Hypostomus yaku
- Conservation status: Critically Endangered (IUCN 3.1)

Scientific classification
- Kingdom: Animalia
- Phylum: Chordata
- Class: Actinopterygii
- Order: Siluriformes
- Family: Loricariidae
- Genus: Hypostomus
- Species: H. yaku
- Binomial name: Hypostomus yaku Martins, Langeani & Zawadzki, 2014

= Hypostomus yaku =

- Authority: Martins, Langeani & Zawadzki, 2014
- Conservation status: CR

Species of fish

Hypostomus yaku is a species of South American armoured catfish from the family Loricariidae. It is only known from the Rio Quente, a small thermal stream in the Rio Paranaíba drainage of the upper Paraná basin, Brazil. H. yaku is unusual when compared to other species of Hypostomus in that it tolerates warm water up to 34 °C and only attains a relatively small size, growing to 70.8 mm SL.

==Taxonomy==
H. yaku can be distinguished from the other members of Hypostomus, some 180 plus species, by the presence, in mature adults, of hypertrophied odontodes arranged randomly along its flanks and caudal peduncle.
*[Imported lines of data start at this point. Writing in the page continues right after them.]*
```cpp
void pack_conv_weights(const ConvPlan& p, const float* w, uint16_t* out) {
    const int BN = p.BN, ntn = p.Cout_pad / BN, nch = p.Cin_pad / 32, ntaps = p.KH * p.KW, nfr = BN / 16;
    size_t o = 0;
    for (int nt = 0; nt < ntn; ++nt)
        for (int c = 0; c < nch; ++c)
            for (int tap = 0; tap < ntaps; ++tap)
                for (int fr = 0; fr < nfr; ++fr) {
                    const int wn = fr >> 2, nf = fr & 3;
                    for (int l = 0; l < 64; ++l) {
                        const int row = l & 15;
                        const int cout = nt * BN + wn * 64 + (nf >> 1) * 32 + (row >> 2) * 8 + (nf & 1) * 4 + (row & 3);
                        for (int j = 0; j < 8; ++j) {
                            const int cin = c * 32 + 8 * (l >> 4) + j;
                            float v = 0.f;
                            if (cout < p.Cout && cin < p.Cin) v = w[((size_t)cout * p.Cin + cin) * ntaps + tap];
// ... 141 lines not shown
            if (pit > max_piter || (size_t)ring * BN * 64 + (size_t)2 * np * 64 > 160 * 1024) continue;
            if (a.ntaps >= 3 ? (a.ntaps - 1) / nparts < 1 : nparts > 1) continue;
            if (a.pool_mode && (BN == 128 ? 8 : 4) % (2 * (tw / 16)) != 0) continue;
            const long long tiles = (long long)cdiv(a.OH, th) * cdiv(a.OW, tw);
            const long long cost = tiles * ((long long)BM * a.ntaps + 2LL * np);
            if (best < 0 || cost < best) { best = cost; a.TH = th; a.TW = tw; a.PH = ph; a.PW = pw; a.NP = np; }
        }
        if (best < 0) return hipErrorInvalidValue;
    }
    a.tiles_x = cdiv(a.OW, a.TW);
    a.tiles_y = cdiv(a.OH, a.TH);
    a.ntiles_n = p.Cout_pad / BN;
    a.nchunks = p.Cin_pad / 32;
    if (a.C0 + a.C1 != p.Cin_pad || (a.C0 & 31) || (a.C1 & 31)) return hipErrorInvalidValue;
    if ((a.in0_cs & 7) || (a.C1 && (a.in1_cs & 7)) || (a.out_cs & (a.out_f32 ? 3 : 7)) || (a.cout_store & 15)) return hipErrorInvalidValue;
    a.wpk = p.d_w;
    a.bias = p.d_b;
    const long long grid_ll = (long long)a.N * a.tiles_x * a.tiles_y * a.ntiles_n;
    if (grid_ll <= 0 || grid_ll > 0x7fffffffLL) return hipErrorInvalidValue;
    const int grid = (int)grid_ll;
    if (a.addup && !(p.KH == 1 && p.KW == 1 && a.zero && !a.pool_mode && !a.out_f32 && !a.tail && a.cout_store % 64 == 0 &&
                     a.cout_store == p.Cout_pad))
        return hipErrorInvalidValue;
    if (p.KH == 1 && p.KW == 1 && p.pad_h == 0 && p.pad_w == 0 && a.zero && !a.pool_mode)
        return BN == 256 ? launch_dma1x1<EL, 2, 4, 8>(a, s, route, dry) : (BN == 128 ? launch_dma1x1<EL, 2, 2, 8>(a, s, route, dry) : launch_dma1x1<EL, 4, 1, 4>(a, s, route, dry));
    if (dma2x2)
        return BN == 128 ? launch_dma_one<EL, 2, 2, 8, 6, 4, 384, false, 4, 0, 2>(a, grid, s, CONV_ROUTE_DMA2X2_128, route, dry)
                         : launch_dma_one<EL, 4, 1, 4, 6, 3, 384, false, 4, 0, 2>(a, grid, s, CONV_ROUTE_DMA2X2_64, route, dry);
    if (p.KH == 3 && p.KW == 3 && p.dil == 1 && p.pad_h == 1 && p.pad_w == 1 && a.zero) {
        const int npb = cdiv(a.PH * a.PW, 64);
        if (npb == 6 || npb == 7) {
            a.NP = npb * 64;
            return BN == 128 ? launch_dma<EL, 2, 2, 8>(a, npb, grid, s, route, dry) : launch_dma<EL, 4, 1, 4>(a, npb, grid, s, route, dry);
        }
    }
    if (a.c11_w || a.addup || a.post_w) return hipErrorNotSupported;
    const int piter = cdiv(a.NP / 16, NWV);
    if (BN == 128) return piter <= 4 ? launch_cfg<EL, 2, 2, 8, 4>(a, grid, s, route, dry) : (piter <= 8 ? launch_cfg<EL, 2, 2, 8, 8>(a, grid, s, route, dry) : launch_cfg<EL, 2, 2, 8, 16>(a, grid, s, route, dry));
    if (BN == 64) return piter <= 4 ? launch_cfg<EL, 4, 1, 4, 4>(a, grid, s, route, dry) : (piter <= 8 ? launch_cfg<EL, 4, 1, 4, 8>(a, grid, s, route, dry) : launch_cfg<EL, 4, 1, 4, 16>(a, grid, s, route, dry));
    return hipErrorInvalidValue;
}

hipError_t launch_conv(const ConvPlan& p, ConvArgs a, hipStream_t s, ConvRoute* route, bool dry) {
    if (route) *route = ConvRoute{};
    a.acc_scale = p.acc_scale;
    hipError_t e = hipErrorInvalidValue;
// ... 6 lines not shown
```

bb-ocr_amd/csrc/ctx.h:

```cpp
#pragma once
#include "../../include/bbocr.h"

#include <algorithm>
#include <atomic>
#include <chrono>
#include <condition_variable>
#include <cmath>
#include <cstring>
#include <functional>
#include <map>
#include <memory>
#include <mutex>
#include <string>
#include <thread>
#include <unordered_map>
#include <vector>

#include "boxpost.h"
#include "hostpool.h"
#include "common.h"
#include "kernels.h"


using clk = std::chrono::steady_clock;
// ... 96 lines not shown
inline void check_page(const DevPage& g, unsigned allowed = PAGE_ANY) {
    if (!g.p) fail(BBOCR_ERR_ARG, "null device pointer");
    if (g.H < 1 || g.W < 1) fail(BBOCR_ERR_ARG, "bad image shape");
    if ((long long)g.H * g.W >= (1LL << 30)) fail(BBOCR_ERR_ARG, "image too large");
    if (g.layout < PAGE_GRAY || g.layout > PAGE_YCC3 || !(allowed & page_set(g.layout))) fail(BBOCR_ERR_ARG, "layout must be one of the BBOCR_PAGE_* taken here");
    if (g.pitch < (long long)g.W * page_px_bytes(g.layout)) fail(BBOCR_ERR_ARG, "row pitch smaller than a row");
}

struct SideLane {
    std::mutex mu;
    hipStream_t stream = nullptr;
};



struct WeightView {
    bool craft_loaded = false;
    uint16_t* c11_wf = nullptr;
    float* c11_b = nullptr;
    float* c11_w32 = nullptr;
    float* cls6_w32 = nullptr;
    ConvPlan conv1_2, conv2_1, conv2_2, conv3_1, conv3_2, conv3_3, conv4_1, conv4_2, conv4_3, conv5_1, conv5_2, fc6, fc7;
    ConvPlan up1a, up1b, up2b, up3b, up4b, cls0, cls2, cls4;
    ConvPlan up2y, up2s, up3y, up3s, up4y, up4s;
    float* cls_tail = nullptr;
    uint16_t* cls_tail_frag = nullptr;
    uint16_t* up4y_post = nullptr;
    bool crnn_loaded = false;
    float* r0_wb = nullptr;
    uint16_t* r0_afrag = nullptr;
    ConvPlan r1, r2, r3, r4, r5, r6, xproj[2], lin[2], pred;
    uint16_t* pred_wide = nullptr;
    float* pred_wide_b = nullptr;
    uint16_t* whh[2] = {nullptr, nullptr};
    float whh_scale[2] = {1.f, 1.f};
    struct Q8Layer { int8_t* w = nullptr; float* scale = nullptr; float* bias = nullptr; };
    Q8Layer q_ih[2], q_hh[2], q_lin[2], q_pred;
    void* zero_page = nullptr;
};

struct bbocr_ctx : WeightView {
    bbocr_config cfg{};
    int cfg_beam_wide = 0;
    bbocr_ctx* root = nullptr;
    std::vector<bbocr_ctx*> slots;
    std::mutex pool_mu;
// ... 171 lines not shown
    RecPart part;
};

constexpr int REC_GAP = 4;
constexpr int REC_STAGES = 8;

template <typename T> inline T* upload(bbocr_ctx* c, const std::vector<T>& v) {
    void* d = nullptr;
    HIPCHK(hipMalloc(&d, v.size() * sizeof(T)));
    c->owned.push_back(d);
    c->owned_bytes.push_back(v.size() * sizeof(T));
    HIPCHK(hipMemcpy(d, v.data(), v.size() * sizeof(T), hipMemcpyHostToDevice));
    return (T*)d;
}

ConvPlan make_plan(int Cin, int Cout, int KH, int KW, int pad, int dil, int el = 0, int bn = 0);
void upload_plan(bbocr_ctx* c, ConvPlan& p, const std::vector<float>& w, const std::vector<float>& b);
void free_weights(bbocr_ctx* c);
size_t weights_blob_bytes(const bbocr_ctx* c);
void weights_export(bbocr_ctx* c, void* dev_dst, size_t bytes);
void weights_import(bbocr_ctx* c, const void* dev_src, size_t bytes);
void load_craft(bbocr_ctx* c, const TensorMap& tm);
void load_crnn(bbocr_ctx* c, const TensorMap& tm);
ConvArgs conv_args(const ConvPlan& p, const Act& a0, const Act* a1 = nullptr, const Act* addup = nullptr);
hipError_t launch_conv_profiled(bbocr_ctx* c, const ConvPlan& p, ConvArgs a, bool may_decline = false);
void run_conv(bbocr_ctx* c, const ConvPlan& p, const Act& a0, bool relu0, const Act* a1, bool relu1, bool relu_out, void* out, int out_cs, int cout_store, bool out_f32, const Act* addup = nullptr);
hipError_t launch_seq_proj_profiled(bbocr_ctx* c, const ConvPlan& p, const uint16_t* x, size_t rows_pad, uint16_t* out);
void prof_collect(bbocr_ctx* c);
Act conv_act(bbocr_ctx* c, const ConvPlan& p, const Act& a0, bool relu0, const Act* a1, bool relu1, bool relu_out, int store);
Act conv_pool_act(bbocr_ctx* c, const ConvPlan& p, const Act& a0, bool relu0, bool relu_out, int store, int mode, bool pool_relu, Act* full, const RgbSource* rgb = nullptr);
Act pool_act(bbocr_ctx* c, const Act& a, int kh, int kw, int sh, int sw, int ph, int pw, bool relu_in);
void craft_up_stage(bbocr_ctx* c, const ConvPlan& py, const ConvPlan& ps, const Act& y, const Act& skip, uint16_t* z, uint16_t* out);
bool craft_up3b_post(bbocr_ctx* c, const Act& u3a, uint16_t* u3b, uint16_t* z);
bool craft_up4(bbocr_ctx* c, const Act& s1, const uint16_t* z, uint16_t* u4b);
void craft_cls_tail(bbocr_ctx* c, const Act& c2, float* heat);
struct ExactConvRow {
    const char* name;
    ConvPlan bbocr_ctx::* plan;
    bool relu_out;
    int store;
    int pool_mode;
    bool pool_relu;
    bool keep_full;
};
int craft_exact_rows();
const ExactConvRow& craft_exact_row(int row);
Act craft_exact_conv(bbocr_ctx* c, int row, const Act& in, Act* full = nullptr);
Act craft_exact_conv1_1(bbocr_ctx* c, const uint8_t* rgb, int nb, int Himg, int Wimg, int H32, int W32);
Act craft_exact_relu(bbocr_ctx* c, const Act& a);
Act craft_exact_upcat(bbocr_ctx* c, const Act& y, const Act& skip);
Act craft_exact_pool5(bbocr_ctx* c, const Act& s4);
void craft_exact_cls_tail(bbocr_ctx* c, const Act& c3, float* heat);
DetDims det_dims(int H, int W, int canvas, double mag);
void detect_impl(bbocr_ctx* c, const uint8_t* rgb, int B, int H, int W, const bbocr_params& p, float* heat, const std::function<void(int, int)>& after_sub = nullptr);
DetPlan det_plan(bbocr_ctx* c, int B, int H, int W, const bbocr_params& p, bool overlapped);
// ... 198 lines not shown
```

bb-ocr_amd/csrc/detector.cpp:

```cpp
#include "ctx.h"

static hipEvent_t prof_event(bbocr_ctx* c) {
    hipEvent_t e;
    if (!c->prof_pool.empty()) { e = c->prof_pool.back(); c->prof_pool.pop_back(); }
    else HIPCHK(hipEventCreate(&e));
    return e;
}

template <typename F> static hipError_t profiled(bbocr_ctx* c, double flops, F&& launch) {
    if (c->profiling == 0 || (c->profiling == 1 && c->prof_group != 0)) return launch();
    bbocr_ctx::ProfRec r{prof_event(c), prof_event(c), flops, c->prof_group};
    HIPCHK(hipEventRecord(r.e0, c->cur));
    const hipError_t e = launch();
    HIPCHK(hipEventRecord(r.e1, c->cur));
    if (e == hipSuccess) c->prof_recs.push_back(r);
    else prof_release(c, r);
    return e;
}
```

This characteristic is also found in species of other Hypostominae genera, Aphanotorulus, Peckoltia and Squaliforma, but can be distinguished by several keys (see Martins et al. 2014). H. yaku is most similar to two other species found in the same region, H. nigromaculatus and H. paulinus, but can differentiated by a lack of dark spots (versus presence in H. nigromaculatus) and by smaller adult size (70.8mm SL versus 135 mm SL in H. paulinus).